Il semble cependant que ces événements, de plus en plus présents, aient non seulement eu des échos dans les médias sociaux, mais également auprès des instances gouvernementales. En effet, la première ministre de la Colombie-Britannique, Christy Clark, n’a pas tardé pour mettre en ligne une vidéo dénonçant à son tour l’intimidation.

Le 1er novembre dernier, la Presse Canadienne nous apprenait que « les ministres de la Justice et de la Sécurité publique du Canada ont annoncé mercredi qu’ils travaillaient de concert pour voir ce qu’ils pouvaient faire de plus pour contrer l’intimidation sur Internet ». Selon Shirley Bond, ministre de la justice en Colombie-Britannique,

« les ministres se sont mis d’accord pour former un groupe de travail qui vérifiera s’il y a des lacunes dans le Code criminel concernant cette question ».
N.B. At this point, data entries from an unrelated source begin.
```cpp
static void refit_done(psdr_scene_s *h) { h->refits_since_build++; h->num_refits++; h->have_bvh = true; }
static int emitters_unchanged(psdr_scene_s *h, hipStream_t s, bool &same) {
    same = (size_t) std::max(h->desc.num_emitters, 0) * PSDR_EMITTER_I_STRIDE == h->emitter_i.size();
    if (!same || h->emitter_i.empty()) return 0;
    same = h->desc.emitter_i != nullptr;
    if (!same) return 0;
    std::vector<int32_t> now(h->emitter_i.size());
    HIP_TRY(copy_on_stream(now.data(), h->desc.emitter_i, now.size() * sizeof(int32_t), hipMemcpyDeviceToHost, s));
    same = std::memcmp(now.data(), h->emitter_i.data(), now.size() * sizeof(int32_t)) == 0;
    return 0;
}
static int host_tree_refit(psdr_scene_s *h, hipStream_t s, bool &fits) {
    fits = true;
    HIP_TRY(hipMemsetAsync(h->d_refit_area, 0, sizeof(float), s));
    hipLaunchKernelGGL(k_refit_leaves, dim3((h->num_btris + kBlock - 1) / kBlock), dim3(kBlock), 0, s, h->d_btris, h->desc.tri_info, h->num_btris);
    for (int l = (int) h->level_start.size() - 2; l >= 0; --l) {
        const int first = h->level_start[l], count = h->level_start[l + 1] - first;
        hipLaunchKernelGGL(k_refit_level, dim3((count + kBlock - 1) / kBlock), dim3(kBlock), 0, s, h->d_nodes, h->d_btris, first, count, h->bvh_pad, h->d_refit_area);
    }
    HIP_TRY(hipGetLastError());
    if (int rc = bvh4_refill(h, s)) return rc;
    if (h->n_blas == 0) return 0;
    float4 top[kMaxInlineTris * 3 + 2 * kMaxBlas];
    hipLaunchKernelGGL(k_gather_top, dim3(1), dim3(64), 0, s, h->d_top, h->d_nodes, h->desc.tri_info, h->d_inline_ids, h->n_inline, h->n_blas);
    HIP_TRY(hipMemcpyAsync(top, h->d_top, sizeof(top), hipMemcpyDeviceToHost, s));
    HIP_TRY(hipStreamSynchronize(s));
    std::vector<float4> tris(top, top + 3 * (size_t) h->n_inline), prims;
    pack_tiny_prims(tris, prims);
    fits = refit_inline_fits((int) prims.size() / 3);
    if (!fits) return 0;
    h->n_tiny = tiny_plane_form(prims, h->tiny, h->tiny_meta, &h->aa_cnt, h->aa_enabled);
    update_emit_rows(h);
    for (int k = 0; k < h->n_blas; ++k) {
        const float w = h->blas_lo[k].w;
        h->blas_lo[k] = top[kMaxInlineTris * 3 + k]; h->blas_lo[k].w = w;
        h->blas_hi[k] = top[kMaxInlineTris * 3 + kMaxBlas + k];
    }
    return 0;
}
static int try_refit(psdr_scene_s *h, int T, bool tiny, hipStream_t s, bool &done) {
    done = false;
    if (!refit_candidate(h, T, tiny)) return 0;
    bool emitters_same = false;
    if (int rc = emitters_unchanged(h, s, emitters_same)) return rc;
    const bool stands = forest_stands(h);
    if (refit_choice(h, emitters_same, stands, h->built_area) == kRefitNone) return 0;
    float prev_area = h->built_area;
    if (h->refits_since_build > 0) {
        HIP_TRY(hipMemcpyAsync(&prev_area, h->d_refit_area, sizeof(float), hipMemcpyDeviceToHost, h->refit_stream));
        HIP_TRY(hipStreamSynchronize(h->refit_stream));
    }
    const RefitKind kind = refit_choice(h, emitters_same, stands, prev_area);
// ... 229 lines not shown
    if (pos == nullptr || L == 0) return 0;
    if (int rc = device_grow(h->d_stack_lights, h->cap_stack_lights, (size_t) L, sizeof(float) * 13)) return rc;
    h->stack_pos.assign(pos, pos + 3 * (size_t) L);
    h->stack_kind.assign((size_t) L, PSDR_LIGHT_POINT);
    if (d_pos != nullptr && K > 0) { h->stack_K = K; h->stack_dpos.assign(d_pos, d_pos + 3 * (size_t) L * K); }
    h->stack_gpos = g_pos;
    return 0;
}

static int check_light_vector(const char *fn, int kind, const float *v, const std::string &which) {
    if (kind != PSDR_LIGHT_POINT && kind != PSDR_LIGHT_DISTANT) return fail(std::string(fn) + ": unknown light kind " + std::to_string(kind) + which + " (PSDR_LIGHT_POINT or PSDR_LIGHT_DISTANT)");
    if (kind != PSDR_LIGHT_DISTANT || v == nullptr) return 0;
    if (!(std::isfinite(v[0]) && std::isfinite(v[1]) && std::isfinite(v[2]))) return fail(std::string(fn) + ": the direction" + which + " is not finite");
    if (v[0] == 0.f && v[1] == 0.f && v[2] == 0.f) return fail(std::string(fn) + ": the direction" + which + " is all zero");
    return 0;
}

int psdr_scene_set_light(psdr_scene_t h, int32_t kind, const float v[3], int32_t K, const float *d_v, float *g_v) {
    if (!h) return fail("psdr_scene_set_light: null handle");
    if (int rc = check_light_vector("psdr_scene_set_light", kind, v, "")) return rc;
    if (int rc = psdr_scene_set_point_light(h, v, K, d_v, g_v)) return rc;
    if (v != nullptr) h->point_kind = kind;
    return 0;
}

int psdr_scene_set_lights(psdr_scene_t h, int32_t L, const int32_t *kinds, const float *v, int32_t K, const float *d_v, float *g_v) {
    if (!h) return fail("psdr_scene_set_lights: null handle");
    const bool some = v != nullptr && L != 0;
    if (some && kinds == nullptr) return fail("psdr_scene_set_lights: null kinds");
    if (some && L >= 1 && L <= PSDR_POINT_LIGHTS_MAX)
        for (int l = 0; l < L; ++l)
            if (int rc = check_light_vector("psdr_scene_set_lights", kinds[l], v + 3 * l, " of light " + std::to_string(l))) return rc;
    if (int rc = psdr_scene_set_point_lights(h, L, v, K, d_v, g_v)) return rc;
    if (some) h->stack_kind.assign(kinds, kinds + L);
    return 0;
}

int psdr_guide_build(psdr_scene_t h, const psdr_render_opts *o, const int32_t reso[4], int32_t nrounds, float *out_mass, void *stream) {
    if (!h || !o || !reso || !out_mass) return fail("psdr_guide_build: null argument");
    if (int rc = check_microfacet(h, o)) return rc;
    if (nrounds <= 0) return fail("psdr_guide_build: nrounds must be positive");
    if (h->desc.num_sec_edges <= 0) return fail("psdr_guide_build: scene has no secondary edges");
    hipStream_t s = (hipStream_t) stream;
    if (int rc = begin_call(h, s)) return rc;
    LaunchCtx cx;
    if (int rc = make_ctx(h, o, 2, cx)) return rc;
    cx.sc.d.guide_cmf = nullptr; cx.sc.d.num_guide_cells = 0;
    const long long cells = (long long) reso[0] * reso[1] * reso[2];
    const long long n = cells * reso[3];
    if (n <= 0 || n > 0x7fffffffLL) return fail("psdr_guide_build: invalid resolution");
    HIP_TRY(hipMemsetAsync(out_mass, 0, sizeof(float) * cells, s));
    return variant_of(h)->guide(h, cx, reso, nrounds, n, out_mass, s);
}

int psdr_path_guide_build(psdr_scene_t h, const psdr_render_opts *o, int32_t segment, const int32_t reso[4], int32_t nrounds, float *out_mass, void *stream) {
    if (!h || !o || !reso || !out_mass) return fail("psdr_path_guide_build: null argument");
    if (int rc = check_microfacet(h, o)) return rc;
    if (nrounds <= 0) return fail("psdr_path_guide_build: nrounds must be positive");
    if (o->integrator != PSDR_INTEGRATOR_PATH) return fail("psdr_path_guide_build: the integrator must be PSDR_INTEGRATOR_PATH");
    if (o->max_depth < 1) return fail("psdr_path_guide_build: max_depth must be at least 1");
    if (o->max_depth > PSDR_PATH_SEDGES_MAX_DEPTH) return fail("psdr_path_guide_build: PathTracer max_depth > 8 is not supported for the secondary-edge term");
    if (segment != 1 && segment != 2) return fail("psdr_path_guide_build: segment must be 1 (direct source) or 2 (indirect source)");
    if (segment == 2 && o->max_depth < 2) return fail("psdr_path_guide_build: segment 2 needs max_depth >= 2");
    if (!h->have_tables) return fail("Scene not loaded yet!");
    if (h->desc.num_sec_edges <= 0) return fail("psdr_path_guide_build: scene has no secondary edges");
    if (reso[0] <= 0 || reso[1] <= 0 || reso[2] <= 0 || reso[3] <= 0) return fail("psdr_path_guide_build: invalid resolution");
    const long long cells = (long long) reso[0] * reso[1] * reso[2];
    if (cells > 0x7fffffffLL || cells * reso[3] > 0x7fffffffLL || cells * reso[3] * (long long) nrounds > 0x7fffffffLL)
        return fail("psdr_path_guide_build: more than 2^31 (stream, round) slots");
    hipStream_t s = (hipStream_t) stream;
    if (int rc = begin_call(h, s)) return rc;
    HIP_TRY(hipMemsetAsync(out_mass, 0, sizeof(float) * cells, s));
    return path_sedge_of(h)->guide(h, o, segment, reso, nrounds, out_mass, s);
}

int psdr_cube_sample_reuse(int32_t ndim, const int32_t *reso, const float *cmf, const float *pmf, float sum, int32_t n, int32_t m, float *samples,
                           float *out_pdf, void *stream) {
    if (!reso || !cmf || !pmf || !samples || !out_pdf) return fail("psdr_cube_sample_reuse: null argument");
    if (ndim != 2 && ndim != 3) return fail("psdr_cube_sample_reuse: ndim must be 2 or 3");
    long long cells = 1;
    for (int d = 0; d < ndim; ++d) {
        if (reso[d] <= 0) return fail("psdr_cube_sample_reuse: invalid resolution");
        cells *= reso[d];
    }
    if (cells != (long long) n) return fail("psdr_cube_sample_reuse: n must be the product of the resolution");
    if (m < 0) return fail("psdr_cube_sample_reuse: negative sample count");
    if (m == 0) return 0;
    const dim3 grid((unsigned) ((m + kBlock - 1) / kBlock));
    hipStream_t s = (hipStream_t) stream;
    if (ndim == 2)
        hipLaunchKernelGGL(k_cube_sample_reuse<2>, grid, dim3(kBlock), 0, s, m, cmf, pmf, sum, n, reso[0], reso[1], 1, samples, out_pdf);
    else
        hipLaunchKernelGGL(k_cube_sample_reuse<3>, grid, dim3(kBlock), 0, s, m, cmf, pmf, sum, n, reso[0], reso[1], reso[2], samples, out_pdf);
    HIP_TRY(hipGetLastError());
    return 0;
}

int psdr_sample_boundary_segment_direct(const psdr_scene_desc *desc, int32_t m, const float *sample3, const uint8_t *active, float *out_p0,
                                        float *out_edge_dir, float *out_edge2, float *out_p2, float *out_n, float *out_pdf, uint8_t *out_valid,
                                        int32_t *out_edge, float *out_s1, void *stream) {
    if (!desc || !sample3 || !out_p0 || !out_edge_dir || !out_edge2 || !out_p2 || !out_n || !out_pdf || !out_valid || !out_edge || !out_s1)
        return fail("psdr_sample_boundary_segment_direct: null argument");
    const psdr_scene_desc &d = *desc;
    if (d.num_sec_edges <= 0 || !d.sec_edge || !d.sec_cmf || !d.sec_pmf) return fail("Scene has no secondary edges");
    if (d.num_emitters <= 0 || !d.emitter_f || !d.emitter_i) return fail("No Emitter!");
    if (d.num_emitters > 1 && (!d.emitter_cmf || !d.emitter_pmf)) return fail("psdr_sample_boundary_segment_direct: emitter distribution missing");
    const bool env = d.env_f != nullptr && d.env_emitter >= 0;
    if (env && (d.env_emitter >= d.num_emitters || !d.env_cmf || !d.env_pmf || d.env_reso[0] <= 0 || d.env_reso[1] <= 0))
        return fail("psdr_sample_boundary_segment_direct: inconsistent environment-map record");
    if (d.num_emitters > (env ? 1 : 0) && (d.num_tris <= 0 || !d.tri_info || !d.face_cmf || !d.face_pmf))
        return fail("psdr_sample_boundary_segment_direct: area-light tables missing");
    if (m < 0) return fail("psdr_sample_boundary_segment_direct: negative sample count");
    if (m == 0) return 0;
    SceneView sc{};
    sc.d = d;
    if (!env) sc.d.env_emitter = -1;
    const dim3 grid((unsigned) ((m + kBlock - 1) / kBlock));
    hipStream_t s = (hipStream_t) stream;
    if (env)
        hipLaunchKernelGGL(k_boundary_segment_direct<kSceneEnv>, grid, dim3(kBlock), 0, s, sc, m, sample3, active, out_p0, out_edge_dir, out_edge2, out_p2, out_n,
                           out_pdf, out_valid, out_edge, out_s1);
    else
        hipLaunchKernelGGL(k_boundary_segment_direct<0>, grid, dim3(kBlock), 0, s, sc, m, sample3, active, out_p0, out_edge_dir, out_edge2, out_p2, out_n,
                           out_pdf, out_valid, out_edge, out_s1);
    HIP_TRY(hipGetLastError());
    return 0;
}

int psdr_bvh_stats(psdr_scene_t h, int32_t out[4]) {
    if (!h || !out) return fail("psdr_bvh_stats: null argument");
    out[0] = h->num_builds; out[1] = h->num_refits; out[2] = h->num_nodes; out[3] = h->bvh_depth;
    return 0;
}

int psdr_scene_info(psdr_scene_t h, int32_t out[8]) {
    if (!h || !out) return fail("psdr_scene_info: null argument");
    const int n_slab = (h->aa_cnt & 255) + ((h->aa_cnt >> 8) & 255) + (h->aa_cnt >> 16);
    out[0] = h->n_tiny - (h->aa_cnt != 0 ? kAaSlots - n_slab : 0); out[1] = h->n_blas; out[2] = h->n_inline; out[3] = h->num_btris; out[4] = h->lbvh ? 1 : 0;
    out[5] = n_slab; out[6] = h->have_occ ? 1 : 0; out[7] = h->have_occ ? h->occ_max_rows : 0;
    return 0;
}

int psdr_scene_rev_layout(psdr_scene_t h, int32_t out[16]) {
    if (!h || !out) return fail("psdr_scene_rev_layout: null argument");
    std::copy(std::begin(h->rev_layout), std::end(h->rev_layout), out);
    return 0;
}

int psdr_scene_logd_info(psdr_scene_t h, int64_t out[4]) {
    if (!h || !out) return fail("psdr_scene_logd_info: null argument");
    out[0] = h->logd_launches; out[1] = h->logd_lean_launches; out[2] = h->logd_lean_seeded; out[3] = (int64_t) h->logd_lean_lds + h->logd_lean_park;
    return 0;
}
int psdr_scene_seed_info(psdr_scene_t h, int64_t out[4]) {
    if (!h || !out) return fail("psdr_scene_seed_info: null argument");
    out[0] = h->seed_valid ? h->seed_key[0] * h->seed_key[3] : 0; out[1] = (int64_t) (h->seed_cap * sizeof(ulonglong2)); out[2] = h->seed_fills; out[3] = h->seed_launches;
    return 0;
}

int psdr_get_counters(psdr_scene_t h, uint64_t out[4]) {
    if (!h || !out) return fail("psdr_get_counters: null argument");
    unsigned long long all[kRayCounters * kRayCounterStride], c[1] = {0};
    HIP_TRY(hipMemcpyAsync(all, h->d_counters, sizeof(all), hipMemcpyDeviceToHost, h->last_stream));
    HIP_TRY(hipStreamSynchronize(h->last_stream));
    for (int i = 0; i < kRayCounters; ++i) c[0] += all[i * kRayCounterStride];
#ifdef PSDR_STAGE_CLOCKS
    {
        unsigned long long ph[12] = {0};
        for (int i = 0; i < kRayCounters; ++i) for (int k = 0; k < 12; ++k) ph[k] += all[i * kRayCounterStride + 1 + k];
        std::fprintf(stderr, "stage clocks:");
        for (int k = 0; k < 12; ++k) std::fprintf(stderr, " %llu", ph[k]);
        std::fprintf(stderr, "\n");
    }
#endif
    out[0] = c[0]; out[1] = h->slots[0]; out[2] = h->slots[1]; out[3] = h->slots[2];
    return 0;
}

}
```

### psdr-cuda_amd/csrc/psdr_host.h

```cpp
#pragma once
#include "psdr_device.h"
#include "psdr_reverse.h"

#include <algorithm>
#include <type_traits>
#include <cmath>
#include <cstdio>
#include <cstdlib>
#include <cstring>
#include <string>
#include <vector>

using namespace psdr;

struct LaunchCtx {
    SceneView sc;
    LiParams lp;
    RngJump jump;
    int32_t off_stack;
    int32_t off_pathrec;
    int32_t off_sink;
    int32_t off_park;
};

static_assert(offsetof(LaunchCtx, sc) == 0, "closest_hit reads SceneView::tiny through the kernel-argument segment pointer: LaunchCtx (SceneView first) must be the first kernel argument");

__device__ __forceinline__ void setup_lds(const LaunchCtx &cx, TraversalStack &st) {
#if defined(__HIP_DEVICE_COMPILE__)
    const SceneView &sc = cx.sc;
    float4 *dst = reinterpret_cast<float4 *>(psdr_dyn_lds);
    const float4 *src = sc.nodes4 != nullptr ? reinterpret_cast<const float4 *>(sc.nodes4) : reinterpret_cast<const float4 *>(sc.nodes);
    for (int i = threadIdx.x; i < sc.n_lnodes * 4; i += kBlock) dst[sc.off_lnodes / 16 + (i >> 2) * (kLdsNodeStride / 16) + (i & 3)] = src[i];
    for (int i = threadIdx.x; i < sc.n_lbtris * 3; i += kBlock) dst[sc.off_lbtris / 16 + i] = sc.btris[i];
    src = reinterpret_cast<const float4 *>(sc.d.tri_info);
    for (int i = threadIdx.x; i < sc.n_ltri * 6; i += kBlock) dst[sc.off_ltri / 16 + i] = src[i];
    {
        float *m = reinterpret_cast<float *>(psdr_dyn_lds + sc.off_lprim);
#pragma unroll 1
        for (int i = 0; i < sc.n_tiny; ++i) {
            int32_t tri; float k[6];
            const int w = threadIdx.x & 7;
            const float4 Sm = sc.tiny[i * 4 + 2];
            const float S[4] = {Sm.x, Sm.y, Sm.z, Sm.w};
            tiny_hit_row(sc.tiny_meta + i * 4, (threadIdx.x >> 3) & 1, tri, k, (sc.aa_cnt != 0 && i < kAaSlots) ? S : nullptr);
            const float val = w == 0 ? __int_as_float(tri) : (w == 1 ? k[0] : w == 2 ? k[1] : w == 3 ? k[2] : w == 4 ? k[3] : w == 5 ? k[4] : w == 6 ? k[5] : 0.f);
            if (threadIdx.x < kTinyHitWords) m[i * kTinyHitWords + threadIdx.x] = val;
        }
    }
    if (sc.lt_meshbsdf >= 0) {
        auto stage = [&](int off, const void *table, int words) {
            if (off < 0 || table == nullptr) return;
            const uint32_t *g = static_cast<const uint32_t *>(table);
            uint32_t *l = reinterpret_cast<uint32_t *>(psdr_dyn_lds + off);
#pragma unroll 1
            for (int i = threadIdx.x; i < words; i += kBlock) l[i] = g[i];
        };
        stage(sc.lt_trimesh, sc.d.tri_mesh, sc.d.num_tris);
        stage(sc.lt_meshbsdf, sc.d.mesh_bsdf, sc.d.num_meshes);
        stage(sc.lt_meshemitter, sc.d.mesh_emitter, sc.d.num_meshes);
        stage(sc.lt_bsdf, sc.d.bsdf_rec, sc.d.num_bsdfs * PSDR_BSDF_STRIDE);
        stage(sc.lt_emf, sc.d.emitter_f, sc.d.num_emitters * PSDR_EMITTER_F_STRIDE);
        stage(sc.lt_emi, sc.d.emitter_i, sc.d.num_emitters * PSDR_EMITTER_I_STRIDE);
        stage(sc.lt_ecmf, sc.d.emitter_cmf, sc.d.num_emitters);
        stage(sc.lt_epmf, sc.d.emitter_pmf, sc.d.num_emitters);
        stage(sc.lt_fcmf, sc.d.face_cmf, sc.lt_nfaces);
        stage(sc.lt_fpmf, sc.d.face_pmf, sc.lt_nfaces);
        stage(sc.lt_uv, sc.d.tri_uv, sc.d.num_tris * PSDR_TRIUV_STRIDE);
        stage(sc.lt_tex, sc.d.texels, sc.d.num_texels);
        stage(sc.lt_occ, sc.occ, sc.d.num_tris * sc.d.num_tris);
    }
    st.base = reinterpret_cast<int32_t *>(psdr_dyn_lds + cx.off_stack) + threadIdx.x;
    __syncthreads();
#else
    (void) cx; (void) st;
#endif
}
template <class TVT> __device__ __forceinline__ void setup_lds(const LaunchCtx &cx, TraversalStack &st, const TVT &tv) {
    setup_lds(cx, st);
#if defined(__HIP_DEVICE_COMPILE__)
    if constexpr (Tab<TVT::flags>::lds_small && TVT::k > 0) {
        constexpr int K = TVT::k;
        static_assert(K <= 3, "plan_lds reserves three tangent texel pools");
        if (cx.sc.lt_tex >= 0) {
            float *l = reinterpret_cast<float *>(psdr_dyn_lds + cx.sc.lt_tex);
            const int nt = cx.sc.d.num_texels;
            for (int k = 0; k < K; ++k) {
                const float *g = tv.t[k].d_texels;
                for (int i = threadIdx.x; i < nt; i += kBlock) l[(k + 1) * nt + i] = g ? g[i] : 0.f;
            }
            __syncthreads();
        }
    }
#endif
}
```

Il est également possible de croire (d’espérer) que les choses pourraient être sur le point de changer. En effet, le 14 février 2012, le projet de loi C-30 était présenté à la Chambre des communes en vue de l’adoption de la loi sur la protection des enfants contre les cyberprédateurs. Sur le site internet de Sécurité Publique Canada on peut notamment lire que ce projet de loi obligerait les fournisseurs de services internet et de télécommunication à :

  • mettre en place et à maintenir des systèmes dotés d’une capacité d’interception pour appuyer les services de police et le SCRS ayant obtenu une autorisation légale d’intercepter le contenu des communications ;
  • fournir des renseignements de base sur les abonnés de façon uniforme et rapide, et ce, à la demande des membres désignés de la police, du SCRS et du Bureau de la concurrence (seulement le nom, l’adresse, le numéro de téléphone, l’adresse courriel, le numéro de Protocole Internet de l’abonné, et le nom du télécommunicateur).

Ainsi, selon le gouvernement fédéral, la Loi sur la protection des enfants contre les cyberprédateurs :

  • simplifiera le processus de demande de mandat ou d’ordonnance lorsqu’une enquête nécessite des interceptions ;
  • mettra à jour certaines infractions du Code criminel pour tenir compte des nouvelles façons de commettre des crimes ;
  • créera de nouveaux outils d’enquête, soigneusement adaptés, comme les ordonnances de préservation et de communication, dans le Code criminel et la Loi sur la concurrence ;
  • habilitera le Canada à ratifier la Convention sur la cybercriminalité et son Protocole additionnel relatif à l’incrimination d’actes de nature raciste et xénophobe ; et
  • ajoutera des mesures de protection en matière de notification et de rapports pour les interceptions effectuées dans des circonstances exceptionnelles.

Le projet de loi n’a toutefois pas fait l’objet de débat depuis, ayant été laissé aux oubliettes suite aux commentaires faits par les défenseurs de la vie privée. Mais les choses pourraient changer. C’est du moins ce que l’association canadienne des chefs de police réclame en pressant le gouvernement d’adopter au plus vite le projet de loi C-30. Dans l’intervalle, la cyberintimidation continue de faire des victimes et, à défaut d’avoir des règles claires, certains s’aventurent à demander des peines d’emprisonnement.

En attendant de voir la Loi sur la protection des enfants contre les cyberprédateurs être adoptée, le Code criminel amendé, des outils offerts aux policiers pour démasquer ces cybercriminels « anonymes », il est temps de prévenir… avant de devoir guérir, si guérison il y a. En effet, l’heure est sonnée de dénoncer ceux qui empoisonnent la vie d’autrui par des mots, lourds de sens et de conséquences, laissés sur la toile.